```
template <int NW, int DPL>
__device__ bool pn_forced_diag_group(const SeqView& R_, const StrandView& Q_, int32_t A0_, int32_t A1_, int32_t B0_, int32_t B1_, int32_t band_w_,
                                     uint32_t* xch, int32_t& errors, int32_t& score, int kstat) {
  using namespace pgd;
  constexpr int DPLE = DPL * NW, W = 64 * DPLE, HALF = W / 2;
  const int lane = threadIdx.x & 63, wave = __builtin_amdgcn_readfirstlane((int)(threadIdx.x >> 6)), glane = 64 * wave + lane;
  const SeqView R = pn_uni(R_);
  const StrandView Q = pn_uni(Q_);
  const int32_t A0 = pn_uni(A0_), A1 = pn_uni(A1_), B0 = pn_uni(B0_), B1 = pn_uni(B1_), band_w = pn_uni(band_w_);
  DiagCtl C;
  C.template init<DPLE>(A1 - A0 + 1, B1 - B0 + 1, FORCED_FORWARD_ALIGN, band_w);
  {
    const int32_t klo = band_w >= 0 ? C.kming - HALF : -C.N, khi = band_w >= 0 ? C.kmaxg - HALF : C.M;
    C.window_shift(2 * ((klo + khi) / 4));
    if (klo - C.shiftk + HALF < 2 || khi - C.shiftk + HALF > W - 3) return false;
  }
  DiagRegs<DPL> T;
#pragma unroll
  for (int s = 0; s < DPL; ++s) { T.X[s] = 0u; T.D[s] = 0u; T.I[s] = 0u; T.mw[s] = 0u; }
  {
    const int32_t g = 0 - C.shiftk + HALF;
#pragma unroll
    for (int s = 0; s < DPL; ++s) if (glane == g / DPL && (g % DPL) == s) T.X[s] = w_make(0, 0, ST_MATCH);
  }
  DiagRelabel rel;
  asm volatile("v_mov_b32 %0, 0xfffe7fff" : "=v"(rel.mask));
  asm volatile("v_mov_b32 %0, 0x8000" : "=v"(rel.st_insert));
  asm volatile("v_mov_b32 %0, 0x10000" : "=v"(rel.st_match));
  PnRawWin na{0u, 0u, 0u, 0u, 0u}, nb{0u, 0u, 0u, 0u, 0u};
  bool have_next = false;
  int why = 0, buf = 0;
  while (!why) {
    why = C.template begin_step<true>();
    if (!why && (C.lo < 2 || C.hi > W - 3)) why = 3;
    if (why) break;
    const int par = C.Dct & 1;
    if (C.Dct == C.next_refill) {
      if (par) pn_diag_refill<DPL, 1, HALF>(T, R, Q, C, A0, B0, glane, na, nb, have_next); else pn_diag_refill<DPL, 0, HALF>(T, R, Q, C, A0, B0, glane, na, nb, have_next);
      C.next_refill = C.Dct + 32;
    }
    C.template note_cells<false>();
    uint32_t* mine = xch + (buf * NW + wave) * 4;
    const uint32_t edge = par == 0 ? diag_lane_edge<DPL, 0>(T) : diag_lane_edge<DPL, 1>(T);
    if (par == 0) { if (lane == 63) mine[0] = edge; }
    else { if (lane == 0) mine[2] = edge; }
    __syncthreads();
    uint32_t key, keyw;
    if (par == 0) {
      uint32_t nbM = dpp_from_below0(edge);
      if (lane == 0 && wave > 0) nbM = xch[(buf * NW + wave - 1) * 4];
      diag_lane_step<DPL, 0, false>(T, nbM, (uint32_t)(DPL * glane), (uint32_t)C.lo, (uint32_t)(C.hi - C.lo), rel, key, keyw);
    } else {
      uint32_t nbM = dpp_from_above0(edge);
      if (lane == 63 && wave + 1 < NW) nbM = xch[(buf * NW + wave + 1) * 4 + 2];
      diag_lane_step<DPL, 1, false>(T, nbM, (uint32_t)(DPL * glane), (uint32_t)C.lo, (uint32_t)(C.hi - C.lo), rel, key, keyw);
    }
    C.template end_step<true>(false, 0u, 0u);
    buf ^= 1;
  }
  if (why == 3) return false;
  const unsigned long long cells = C.cells_total();
  if (wave == 0) { pn_stat(0, 1); pn_stat(1, (unsigned long long)C.steps()); pn_stat(2, cells); if (kstat >= 0) pn_kstat(kstat, 1ull, (unsigned long long)C.steps(), cells); }
  uint32_t corner = 0u, fin_w = C.high_w;
  bool rch = false;
  int32_t FinishK = 0;
  uint32_t* res = xch + 2 * NW * 4;
  __syncthreads();
  if (C.template finish1<DPLE>(rch, corner, FinishK)) {
#pragma unroll
    for (int s = 0; s < DPL; ++s) if (glane == (int)(corner / DPL) && (corner % DPL) == (uint32_t)s) res[0] = T.X[s];
    __syncthreads();
    fin_w = res[0];
  }
  if (!rch) return false;
  int32_t a = A1, b = B1;
  C.finish2(fin_w, FinishK, A0, B0, a, b, errors, score);
  __syncthreads();
  return true;
}
```

Measured before the change: 65150.

## Batch provably-safe diagonal steps to skip per-step bounds, window and refill checks

Adds a safe-run mode to the diagonal DP: after each full step it computes how many upcoming antidiagonals cannot hit the band edges, need a window shift, need a refill or reach Dend. Those steps then run with lighter begin/end bookkeeping (no c1g/c2g updates, no window check, deferred best/Dend update) and are committed in end_run. Only the FORCED path uses it on device. This trims per-step scalar control overhead at the cost of more code and a host emulator cross-check counter.

```diff
diff --git a/pyani_amd/csrc/pg_nucmer_diag.h b/pyani_amd/csrc/pg_nucmer_diag.h
--- a/pyani_amd/csrc/pg_nucmer_diag.h
+++ b/pyani_amd/csrc/pg_nucmer_diag.h
@@ -127,6 +127,9 @@
   uint32_t span_sum;
   int32_t wmax;
   int32_t next_refill;
+  int32_t run_D0;
+  uint32_t best_key;
+  int32_t lo_floor[2], hi_ceil[2];
   template <int DPL>
   PG_HD void init(int32_t N_, int32_t M_, unsigned m_o, int32_t band_w) {
     constexpr int32_t HALF = 32 * DPL;
@@ -202,6 +205,49 @@
     ++Dct; ++c1g; --c2g;
     if (NORM_EVEN) { high_fw -= (uint32_t)GOOD_SCORE << SCORE_SHIFT; thr_w -= (uint32_t)GOOD_SCORE << SCORE_SHIFT; }
   }
+
+  template <int DPL>
+  PG_HD int32_t safe_steps() const {
+    constexpr int32_t W = 64 * DPL;
+    int32_t s = 32;
+    const int32_t a = ((ga - c1g) >> 1) + 1, b = ((c2g - gb) >> 1) + 1, c = ga - 1, d = W - 2 - gb, e = next_refill - Dct, f = Dend - Dct + 1;
+    s = a < s ? a : s; s = b < s ? b : s; s = c < s ? c : s; s = d < s ? d : s; s = e < s ? e : s; s = f < s ? f : s;
+    return s > 0 ? s : 0;
+  }
+  PG_HD void open_run() {
+    run_D0 = Dct;
+    if (forced && banded) {
+      lo_floor[0] = kming + (kming & 1); lo_floor[1] = kming + ((kming + 1) & 1);
+      hi_ceil[0] = kmaxg - (kmaxg & 1); hi_ceil[1] = kmaxg - ((kmaxg + 1) & 1);
+    } else { lo_floor[0] = lo_floor[1] = INT32_MIN; hi_ceil[0] = hi_ceil[1] = INT32_MAX; }
+  }
+  template <bool FORCED, int PAR>
+  PG_HD void begin_step_safe() {
+    if (FORCED) { lo = ga > lo_floor[PAR] ? ga : lo_floor[PAR]; hi = gb < hi_ceil[PAR] ? gb : hi_ceil[PAR]; }
+    else { lo = ga; hi = gb; }
+  }
+  PG_HD void update_best_run(uint32_t gk, uint32_t gw) {
+    const uint32_t f = gk >> SCORE_SHIFT;
+    if (f >= (high_fw >> SCORE_SHIFT)) {
+      best_key = gk; high_w = gw; high_fw = f << SCORE_SHIFT; thr_w = (f - (uint32_t)MAX_DIFF) << SCORE_SHIFT; FinishCt = Dct;
+    }
+  }
+  template <bool FORCED, bool NORM_EVEN = false>
+  PG_HD void end_step_safe(bool any, uint32_t gmin, uint32_t gmax) {
+    if (FORCED) { ga = lo - 1; gb = hi + 1; }
+    else if (any) { ga = (int32_t)gmin - 1; gb = (int32_t)gmax + 1; }
+    else { ga = 0; gb = 1; Dend = -1; }
+    ++Dct;
+    if (NORM_EVEN) { high_fw -= (uint32_t)GOOD_SCORE << SCORE_SHIFT; thr_w -= (uint32_t)GOOD_SCORE << SCORE_SHIFT; }
+  }
+  PG_HD void end_run() {
+    const int32_t n = Dct - run_D0;
+    c1g += n; c2g -= n;
+    if (FinishCt >= run_D0) {
+      high_f = best_key >> SCORE_SHIFT; FinishG = (int32_t)(best_key & (W_ONE - 1u)); FinishShift = shiftk;
+      if (Dend >= 0) Dend = FinishCt + BREAK_LEN < NM ? FinishCt + BREAK_LEN : NM;
+    }
+  }
   template <int DPL>
   PG_HD bool finish1(bool& reached, uint32_t& corner_slot, int32_t& FinishK) {
     constexpr int32_t HALF = 32 * DPL;
@@ -232,6 +278,7 @@
   const RefT& R;
   const QryT& Q;
   long cells = 0, calls = 0, moves = 0, fails = 0;
+  long steps = 0, safe = 0, safe_bad = 0;
   uint32_t last_cells = 0, last_wmax = 0;
   DiagRegs<DPL> T[64];
   template <int PAR, bool NORM>
@@ -251,8 +298,8 @@
       else diag_lane_refill<DPL, PAR, NORM, false>(T[l], ca, oka, cb, okb);
     }
   }
-  template <int PAR, bool FORCED>
-  void step(DiagCtl& C) {
+  template <int PAR, bool FORCED, bool SAFE = false>
+  bool step(DiagCtl& C) {
     uint32_t nbM[64], key[64], keyw[64];
     for (int l = 0; l < 64; ++l) {
       if (PAR == 0) nbM[l] = l > 0 ? diag_lane_edge<DPL, PAR, !FORCED>(T[l - 1]) : 0u;
@@ -264,7 +311,7 @@
     if (!FORCED) {
       uint32_t gk = 0, gw = 0;
       for (int l = 0; l < 64; ++l) if (key[l] > gk) { gk = key[l]; gw = keyw[l]; }
-      C.update_best(gk, gw);
+      if (SAFE) C.update_best_run(gk, gw); else C.update_best(gk, gw);
       const uint32_t thr = C.trim_threshold();
       for (int l = 0; l < 64; ++l) {
         const uint32_t bits = diag_lane_alive<DPL, PAR>(T[l], thr);
@@ -272,7 +319,55 @@
           if ((bits >> s) & 1u) { const uint32_t g = (uint32_t)(DPL * l + s); if (!any) { gmin = g; any = true; } gmax = g; }
       }
     }
-    C.template end_step<FORCED, !FORCED && PAR == 1>(any, gmin, gmax);
+    if (SAFE) C.template end_step_safe<FORCED, !FORCED && PAR == 1>(any, gmin, gmax);
+    else C.template end_step<FORCED, !FORCED && PAR == 1>(any, gmin, gmax);
+    return FORCED || any;
+  }
+  template <bool FORCED>
+  int full_step(DiagCtl& C, int32_t Astart, int32_t Bstart) {
+    if (C.template begin_step<FORCED>()) return 1;
+    const int32_t n = C.template window_check<DPL>();
+    if (n == INT32_MIN) return 2;
+    if (n != 0) {
+      DiagRegs<DPL> Z;
+      for (int s = 0; s < DPL; ++s) { Z.X[s] = 0u; Z.D[s] = 0u; Z.I[s] = 0u; Z.mw[s] = 0u; }
+      DiagRegs<DPL> U[64];
+      for (int l = 0; l < 64; ++l) U[l] = (l + n >= 0 && l + n < 64) ? T[l + n] : Z;
+      for (int l = 0; l < 64; ++l) T[l] = U[l];
+      C.template window_move<DPL>(n);
+      ++moves;
+    }
+    if (C.Dct == C.next_refill) { if (C.Dct & 1) refill<1, !FORCED>(C, Astart, Bstart); else refill<0, !FORCED>(C, Astart, Bstart); C.next_refill = C.Dct + 32; }
+    C.template note_cells<true>();
+    if (C.Dct & 1) step<1, FORCED>(C); else step<0, FORCED>(C);
+    return 0;
+  }
+  template <int PAR, bool FORCED>
+  bool safe_step(DiagCtl& C) {
+    {
+      DiagCtl F = C;
+      F.end_run(); F.run_D0 = F.Dct;
+      const int why = F.template begin_step<FORCED>();
+      DiagCtl G = C;
+      G.template begin_step_safe<FORCED, PAR>();
+      if ((C.Dct & 1) != PAR || why != 0 || F.lo != G.lo || F.hi != G.hi || F.template window_check<DPL>() != 0 || F.Dct == F.next_refill) ++safe_bad;
+    }
+    C.template begin_step_safe<FORCED, PAR>();
+    C.template note_cells<true>();
+    ++safe;
+    return step<PAR, FORCED, true>(C);
+  }
+  template <int PAR0, bool FORCED>
+  void safe_run(DiagCtl& C) {
+    constexpr int PAR1 = PAR0 ^ 1;
+    const int32_t S = C.template safe_steps<DPL>() & ~1;
+    C.open_run();
+    const int32_t Dstop = C.Dct + S;
+    bool alive = true;
+    while (alive && C.Dct + 4 <= Dstop)
+      alive = safe_step<PAR0, FORCED>(C) && safe_step<PAR1, FORCED>(C) && safe_step<PAR0, FORCED>(C) && safe_step<PAR1, FORCED>(C);
+    if (alive && C.Dct + 2 <= Dstop) alive = safe_step<PAR0, FORCED>(C) && safe_step<PAR1, FORCED>(C);
+    C.end_run();
   }
   template <bool FORCED>
   bool run_(int32_t Astart, int32_t& Aend, int32_t Bstart, int32_t& Bend, unsigned m_o, int32_t band_w, int32_t& errors, int32_t& score, bool& reached) {
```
=====
TASK STATEMENT:
Please show every line of the records that holds the word "kming".

ANSWER BELOW:
    const int32_t klo = band_w >= 0 ? C.kming - HALF : -C.N, khi = band_w >= 0 ? C.kmaxg - HALF : C.M;
+      lo_floor[0] = kming + (kming & 1); lo_floor[1] = kming + ((kming + 1) & 1);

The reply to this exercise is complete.